また「Googleハングアウト」との連携機能も備えており、Jamboardに書き込んだ内容をハングアウトの画面に表示させることもできる。Jamboard本体には広角カメラやマイク/スピーカーも内蔵しており、遠隔拠点と会話をしながら共同編集していくようなシーンも想定されている。
なお、手書きした文字(ひらがなや漢字など)や図形(丸、四角など)をAIエンジンで解析し、テキストや図形オブジェクトに自動変換するモードもある。さらに、手描きイラストが何を意味しているかをAIが判断し、イラストクリップに変換してくれる「AutoDraw」機能も搭載している。
Jamboardの利用にはG Suiteの契約が必要。基本サービスの価格(税抜)は本体が64万円、ソフトウェアライセンスが年額7万7000円。オプションのキャスター付きスタンドは17万3000円。さらに、導入時の配送/組み立て/動作確認を行うベーシックサービスが4万1000円、ベーシックサービスの内容に加えて設置前のコンサルテーション、設置後の導入支援を行うプレミアムサービスが18万9000円。
なお国内での販売パートナーはNTTドコモ、サテライトオフィス、ソフトバンク、電算システム、トップゲート、USEN ICT Solutions、rakumoの7社となっている。
G Suiteの特徴「リアルタイムなコラボレーション」を受け継ぐ製品
同日の発表会でGoogle Cloud日本代表の阿部伸一氏は、グーグルではグローバル400万社以上に対するG Suiteの提供を通じて、企業におけるコラボレーションや「柔軟な働き方」をサポートしてきたと説明する。その特徴は「100%クラウドで共有し、リアルタイムにコラボレーションできる」(阿部氏)点だ。
今回のJamboardもその特徴を受け継ぎ、遠隔地とのリアルタイムでのコラボレーションを実現する製品となる。阿部氏は、従来のビデオ会議利用時に生じていた「ホワイトボードに書いた内容が共有できない」課題をJamboardが解消すると述べた。

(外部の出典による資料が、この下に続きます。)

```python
def run_dwconv(ctx: Ctx, x: torch.Tensor, w: torch.Tensor, scale: Optional[torch.Tensor], shift: Optional[torch.Tensor],
               k: int, stride: int, pad: int, act: int, tag: str = "dwconv",
               out: Optional[torch.Tensor] = None) -> torch.Tensor:
    if stride <= 0 or k <= 0 or not 0 <= pad < k:
        raise ValueError("dwconv: stride and K must be positive, 0 <= pad < K")
    if x.dim() != 4 or x.stride(3) != 1:
        raise ValueError("dwconv: a [B, C, H, W] input with unit W stride")
    require_device(x, "dwconv input")
    B, C, H, W = (int(v) for v in x.shape)
    Ho, Wo = (H + 2 * pad - k) // stride + 1, (W + 2 * pad - k) // stride + 1
    if out is None:
        out = ctx.empty(B, C, Ho, Wo)
    elif tuple(out.shape) != (B, C, Ho, Wo) or out.stride(3) != 1:
        raise ValueError("dwconv: output must be [B, C, Ho, Wo] with unit W stride")
    require_on(x.device, "dwconv", x, w, scale, shift, out)
    d = _lib.EsmDwconvDesc()
    d.x, d.xb, d.xc, d.xh = x.data_ptr(), x.stride(0), x.stride(1), x.stride(2)
    d.w = w.data_ptr()
    d.scale = scale.data_ptr() if scale is not None else None
    d.shift = shift.data_ptr() if shift is not None else None
    d.out, d.ob, d.oc, d.oh = out.data_ptr(), out.stride(0), out.stride(1), out.stride(2)
    d.B, d.C, d.H, d.W, d.K, d.stride, d.pad, d.act, d.Ho, d.Wo = B, C, H, W, k, stride, pad, act, Ho, Wo
    ctx.meta.append(dict(name=tag, kind="dwconv", flops=2 * B * C * Ho * Wo * k * k,
                         bytes=4 * (x.numel() + out.numel() + C * k * k), reads=_spans(x), writes=_spans(out)))
    ctx.dwconv(d)
    return out


@dataclass
class SmixStage:
    ln_w: torch.Tensor
    fc0_w: torch.Tensor
    fc0_b: torch.Tensor
    fc2_w: torch.Tensor
    fc2_b: torch.Tensor


def run_smix(ctx: Ctx, x: torch.Tensor, stages: Sequence[SmixStage], *, dw: Optional[Tuple[torch.Tensor, torch.Tensor]] = None,
             res: Optional[torch.Tensor] = None, out: Optional[torch.Tensor] = None, tag: str = "smix") -> torch.Tensor:
    require_device(x, "smix input")
    if not x.is_contiguous():
        raise ValueError("smix: input must be contiguous")
    B, C, H, W = (int(v) for v in x.shape)
    if out is None:
        out = ctx.empty(B, C, H, W)
    d = EsmSmixDesc()
    d.x, d.out = x.data_ptr(), out.data_ptr()
    if res is not None:
        require_device(res, "smix residual")
        if not res.is_contiguous() or res.shape != x.shape:
            raise ValueError("smix: residual must be contiguous and shaped like the input")
        d.res = res.data_ptr()
    if dw is not None:
        d.dw_w, d.dw_b = dw[0].data_ptr(), dw[1].data_ptr()
        d.dw_k = int(dw[0].shape[-1])
    if len(stages) > _lib.SMIX_MAX_STAGES:
        raise ValueError("smix: at most 2 stages per launch")
    require_on(x.device, "smix", x, out, res, *(dw or ()),
               *[t for st in stages for t in (st.ln_w, st.fc0_w, st.fc0_b, st.fc2_w, st.fc2_b)])
    d.nstages = len(stages)
    for i, st in enumerate(stages):
        d.stage[i].ln_w = st.ln_w.data_ptr()
        d.stage[i].fc0_w, d.stage[i].fc0_b = st.fc0_w.data_ptr(), st.fc0_b.data_ptr()
        d.stage[i].fc2_w, d.stage[i].fc2_b = st.fc2_w.data_ptr(), st.fc2_b.data_ptr()
        ctx.hold(st.ln_w, st.fc0_w, st.fc0_b, st.fc2_w, st.fc2_b)
    d.B, d.C, d.H, d.W = B, C, H, W
    ctx.hold(x, out, res, *(dw or ()))
    npix = B * H * W
    ctx.meta.append(dict(name=tag, kind="smix", flops=npix * (2 * C * C * len(stages) + (2 * C * d.dw_k ** 2 if dw else 0)),
                         bytes=4 * npix * C * (3 if res is not None else 2), shape=f"C{C} {H}x{W} dw{d.dw_k}",
                         reads=_spans(x, res), writes=_spans(out)))
    ctx.smix(d)
    return out


FM2_MIN_PIX = int(_ab("ESM_FM2_MIN_PIX", "16384"))


def run_fmnet(ctx: Ctx, x: torch.Tensor, stages: Sequence[SmixStage], dw0: Tuple[torch.Tensor, torch.Tensor],
# ... 227 lines not shown
```

Before: 3296 pairs/s.

## Fuse last 2-D hourglass 3x3 conv with transposed-conv k4s2 head in one kernel

Adds a fused HIP kernel that runs the final 3x3 BN+GELU conv (≤16→16 channels) with MFMA, keeps its 16-channel output tile in shared memory, and immediately applies the 16→1 transposed conv k4 s2 head with its bilinear-add and scaled-copy epilogue. The 2-D hourglass now defers the agg_1[1] conv and dispatches this pair when shapes and pixel count allow. This removes the write and re-read of the intermediate 16-channel feature map and one kernel launch. In exchange it adds halo recomputation at tile borders, a large shared-memory tile and more code paths.

```diff
diff --git a/esmstereo_amd/blocks.py b/esmstereo_amd/blocks.py
--- a/esmstereo_amd/blocks.py
+++ b/esmstereo_amd/blocks.py
@@ -8,7 +8,8 @@
 
 from .engine import (ACT_GELU, ACT_NONE, CONVT1X1_PAIRED, FORK_ENABLED, SC11_ENABLED, Ctx, PackedConv,
                      convt_1x1_supported, eager_emit, forked_packs, pack_conv, pack_shuffle_tail, pair2_auto,
-                     param_token, run_conv, run_conv_forked, run_convt_1x1, run_pair2, run_shuffle_conv,
+                     pair_head_auto, param_token, run_conv, run_conv_forked, run_convt_1x1, run_pair2, run_pair_head,
+                     run_shuffle_conv,
                      run_shuffle_tail, run_side_partial, shuffle_conv_pre_supported, shuffle_conv_supported)
 from .mixer import FMBlock
 
@@ -112,6 +113,7 @@
         self.conv1_up = _up(c1, 1, d3, last=True)
         self.agg_0 = nn.Sequential(_bc(cat0, c2, d3, k=1, p=0), _bc(c2, c2, d3))
         self.agg_1 = nn.Sequential(_bc(cat1, c1, d3, k=1, p=0), _bc(c1, c1, d3))
+        object.__setattr__(self.agg_1, "conv1_up", self.conv1_up)
 
     def _emit(self, ctx: Ctx, x: Optional[torch.Tensor], extra0: Sequence[torch.Tensor] = (),
               extra1: Sequence[torch.Tensor] = (), crop1: bool = True, c10: Optional[torch.Tensor] = None,
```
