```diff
+      more = slot <= last;
+    }
+    if (more) nidx = slot;
+    else if (jn > lo && w2 != w1) nidx = w2 / L + jn - 1;
+    w0 = w1;
+    w1 = w2;
+    w2 = wnext;
+    return more ? 1 : 2;
+  };
   int stage = 0;
-  uint32_t slot = 0, last = 0, step = 1;
-  for (;;) {
-    if (stage == 0) {
-      if (j == lo) break;
-      j--;
-      const uint32_t s0 = rr.bstart[j], s1 = rr.bstart[j + 1];
-      if (s0 == s1) {
-        B = x29_inf();
-        stage = 2;
-      } else {
-        const uint32_t f = s0 / rr.L + j;
-        last = (s1 - 1) / rr.L + j;
-        B = msm_partial(rr.partial, f);
-        step = msm_slot_stride(last - f + 1, rr.T);
-        slot = f + step;
-        stage = slot <= last ? 1 : 2;
-      }
-    }
+  if (j > lo) {
+    w0 = bst[j];
+    w1 = bst[j - 1];
+    w2 = bst[j >= lo + 2 ? j - 2 : lo];
+    wnext = bst_ahead();
+    if (w1 != w0) nidx = w1 / L + j - 1;
+    quad_t q[9];
+    load_raw(q);
+    take_raw(q);
+    j--;
+    stage = start_bucket(j);
+    load_raw(q);
+    take_raw(q);
+    wnext = bst_ahead();
+  }
+  while (stage != 0) {
     X29 a, b;
+    int nstage = 0;
     if (stage == 1) {
       a = B;
-      b = msm_partial(rr.partial, slot);
+      b = x29_acc_finish(x29_unraw(nraw));
+      slot += step;
+      if (slot <= last) nidx = slot;
+      else if (j > lo && w1 != w0) nidx = w1 / L + j - 1;
+    } else if (stage == 2) {
+      a = run;
+      b = B;
     } else {
-      a = stage == 2 ? run : wsum;
-      b = stage == 2 ? B : run;
-    }
+      a = wsum;
+      b = run;
+      if (j > lo) {
+        j--;
+        nstage = start_bucket(j);
+      }
+    }
+    quad_t q[9];
+    load_raw(q);
+    uint32_t wq = bst_ahead();
+    asm volatile("" ::: "memory");
     const X29 r = x29_add(a, b);
+    asm volatile("" : "+v"(q[0]), "+v"(q[1]), "+v"(q[2]), "+v"(q[3]), "+v"(q[4]), "+v"(q[5]),
+                      "+v"(q[6]), "+v"(q[7]), "+v"(q[8]), "+v"(wq));
+    take_raw(q);
+    wnext = wq;
     if (stage == 1) {
       B = r;
-      slot += step;
       if (slot > last) stage = 2;
     } else if (stage == 2) {
       run = r;
       stage = 3;
     } else {
       wsum = r;
-      stage = 0;
+      stage = nstage;
     }
   }
   X29 Yw;
```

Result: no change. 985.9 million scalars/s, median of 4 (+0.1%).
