template <class KA>
__device__ __forceinline__ void draw_role(const KA& A, int tb, int nT, int par) {
    const long long Np = A.Np;
    const unsigned long long* c_in = A.dt_ctr + (size_t)(par ^ 1) * Np;
    const unsigned long long* f_in = A.dt_filled + (size_t)(par ^ 1) * Np;
    unsigned long long* f_out = A.dt_filled + (size_t)par * Np;
    const unsigned long long seed = A.seed;
    for (long long p = (long long)tb * PF_BS + threadIdx.x; p < Np; p += (long long)nT * PF_BS) {
        const unsigned long long c0 = c_in[p], f_old = f_in[p];
        const unsigned long long to = c0 + PF_DRAW_RING;
        double2* tab = (double2*)A.dt_tab + (size_t)p * PF_DRAW_RING;
        for (unsigned long long cc = f_old > c0 ? f_old : c0; cc < to; ++cc) {
            double u0, u1;
            philox_pair(seed, (unsigned)p, 0u, cc, u0, u1);
            tab[(unsigned)cc & (PF_DRAW_RING - 1)] = make_double2(u0, -dlog(u1));
        }
        f_out[p] = to;
    }
}

template <class KA>
__device__ __forceinline__ void pipe_ledger_item(const KA& A, const PipeLaunch& PL, const Ctrl::RowInfo& r, int lb) {
    const RunLists src = run_lists(A, r.lver), dst = run_lists(A, r.lver ^ 1);
    const int nblk = PL.nblk;
    if (lb < nblk) ledger_new_list(A, dst, A.rg_blkcnt + (size_t)PL.lc_slot * nblk * A.blk_gran, nblk, lb, r.gen, A.blk_gran);
    else ledger_update(A, lb - nblk, PL.nL - nblk, r.gen, r.g_retain, src, dst);
}

template <int NM, bool EXACT, int P, class KA>
__device__ __forceinline__ void pipe_count_item(const KA& A, const PipeLaunch& PL, const Ctrl::RowInfo& r, int idx) {
    int e, cbx, cnb;
    if (A.cw_off && !(A.flags & 512)) {
        int j = 0, hi = A.E;
        while (hi - j > 1) { const int mid = (j + hi) >> 1; if (A.cw_off[mid] <= idx) j = mid; else hi = mid; }
        e = A.E - 1 - j; cbx = idx - A.cw_off[j]; cnb = A.cw_off[j + 1] - A.cw_off[j];
    } else {
        e = (A.flags & 512) ? r.first + idx / PL.ncw : A.E - 1 - idx / PL.ncw;
        cbx = idx % PL.ncw; cnb = PL.ncw;
    }
    if (e >= A.E || e < r.first) return;
    if (A.flags & (1 << 22)) return;
    const DState st = state_slot(A, PL.lc_slot);
    CountSrc Q;
    Q.w = st.w_post; Q.S = st.S; Q.xm = st.x_mark; Q.ml = st.mark_limit;
    Q.widx = A.rg_widx + (size_t)PL.lc_slot * A.Np;
    Q.widx_live = A.rg_widx + (size_t)PL.live_slot * A.Np;
    Q.scanp = A.rg_scanp + (size_t)PL.lc_slot * A.Np;
    Q.offp = A.rg_coffp + (size_t)PL.lc_slot * A.nc;
    Q.lists = run_lists(A, r.lver);
    Q.inv = r.inv_T; Q.G = r.gen; Q.g_lo = r.g_lo[e]; Q.g_hi = r.g_hi[e];
    count_body<NM, P, EXACT>(A, Q, e, r.wa[e], r.wb[e], cbx, cnb);
}

template <int NM, bool BIASED, bool EXACT, bool TREES, int P = 1, bool BLC = false, bool QUEUE = false, bool LEAN = false, bool NO_EXTEND = false, bool LOOK = false, class KA>
__device__ __forceinline__ void pipe_roles(const KA& A, long long s, const PipeLaunch& PL, const Windows& Wb) {
    const int bx = pf_bx();
    const int nb = PL.nb;
    if constexpr (!LEAN) {
        if (bx < nb) {
            if constexpr (P == 1 && !BLC && !NO_EXTEND) { if (PL.row.extend || PL.row.complete) extend_reg_body<NM, BIASED, EXACT, TREES, true, false, LOOK>(A, s, 0, PL.row); }
            return;
        }
        if (bx == nb) {
            if (PL.b_slot < 0) return;
            extern __shared__ double smem[];
            PipeLds q = pipe_carve(smem + (2 * PF_EPAD + A.E + 2 * PF_BIAS_MAX + 3), A.nc);
            pipe_bookkeeping<BIASED>(A, q, PL, Wb);
            return;
        }
        if (bx - (nb + 1) < PL.nT) {
            if constexpr (P == 1 && !BLC) draw_role(A, bx - (nb + 1), PL.nT, PL.row.draws - 1);
            return;
        }
    } else {
        if (bx <= nb) return;
    }
    if (PL.lc_slot < 0 || PL.nL < -1) return;
    const Ctrl* c = A.ctrl;
    const Ctrl::RowInfo& r = c->ri[PL.lc_slot];
    const int lb = bx - (nb + 1) - PL.nT;
    if constexpr (!QUEUE) {
        if (lb < PL.nL) { if (r.flag) pipe_ledger_item(A, PL, r, lb); }
        else pipe_count_item<NM, EXACT, P>(A, PL, r, lb - PL.nL);
    } else {
        __shared__ int s_wk[8];
        if (lb >= PL.workers) return;
        if (threadIdx.x == 0) { s_wk[0] = PL.lc_slot; s_wk[1] = PL.live_slot; s_wk[2] = PL.nL; s_wk[3] = PL.nblk; s_wk[4] = PL.ncw; }
        const KA* Ap = &A;
        for (;;) {
            asm volatile("" : "+s"(Ap));
            const KA& A2 = *Ap;
            __syncthreads();
            if (threadIdx.x == 0) s_wk[6] = (int)__hip_atomic_fetch_add(&A2.ctrl->wq[s_wk[0]], 1u, __ATOMIC_RELAXED, __HIP_MEMORY_SCOPE_AGENT);
            __syncthreads();
            PipeLaunch Q2;
            Q2.lc_slot = s_wk[0]; Q2.live_slot = s_wk[1]; Q2.nL = s_wk[2]; Q2.nblk = s_wk[3]; Q2.ncw = s_wk[4];
            const int it = s_wk[6];
            const Ctrl::RowInfo& r2 = A2.ctrl->ri[Q2.lc_slot];
            const int ncnt = r2.first < A2.E ? (A2.cw_off ? A2.cw_off[A2.E - r2.first] : (A2.E - r2.first) * Q2.ncw) : 0;
            if (it >= ncnt + (r2.flag ? Q2.nL : 0)) return;
            if (it < ncnt) pipe_count_item<NM, EXACT, P>(A2, Q2, r2, it);
            else pipe_ledger_item(A2, Q2, r2, it - ncnt);
        }
    }
}

template <int NM, bool BIASED, bool EXACT, bool TREES>
__global__ __launch_bounds__(PF_BS) void k_pipe(KArgs A, long long s, PipeLaunch PL, Windows Wb) {
    pipe_roles<NM, BIASED, EXACT, TREES>(A, s, PL, Wb);
}
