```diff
@@ -685,7 +764,7 @@
         bool stop = __hip_atomic_load(c.v.err, __ATOMIC_RELAXED, __HIP_MEMORY_SCOPE_AGENT) &
                     ERR_SCHED;
         while (!stop && (int)__hip_atomic_load(a.q_next, __ATOMIC_RELAXED,
-                                               __HIP_MEMORY_SCOPE_AGENT) < a.n_groups) {
+                                               __HIP_MEMORY_SCOPE_AGENT) < a.n_units) {
             __builtin_amdgcn_s_sleep(4);
             ++spins;
             if (spins > a.spin_limit ||
```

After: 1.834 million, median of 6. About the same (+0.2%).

また、Google Cloudストラテジック アカウント スペシャリストの武市憲司氏は、G Suiteのサービス群は、企業における「アイデア」「保管/共有」「共同作業」「会議」の全体をカバーしており、今回のJamboardはそのすべてのフェーズで活用できる製品だと語った。
なお、米国では昨年(2017年)5月からJamboardを販売しており、ダウ・ジョーンズやネットフリックス、ワールプール、スポティファイ、ピンタレストなどの企業で導入されてるという。武市氏は、設計やエンジニアリング、開発、経営、マーケティングなど、業務内容を問わず「共同作業が発生するすべての業種、職種」でJamboardは活用できると語った。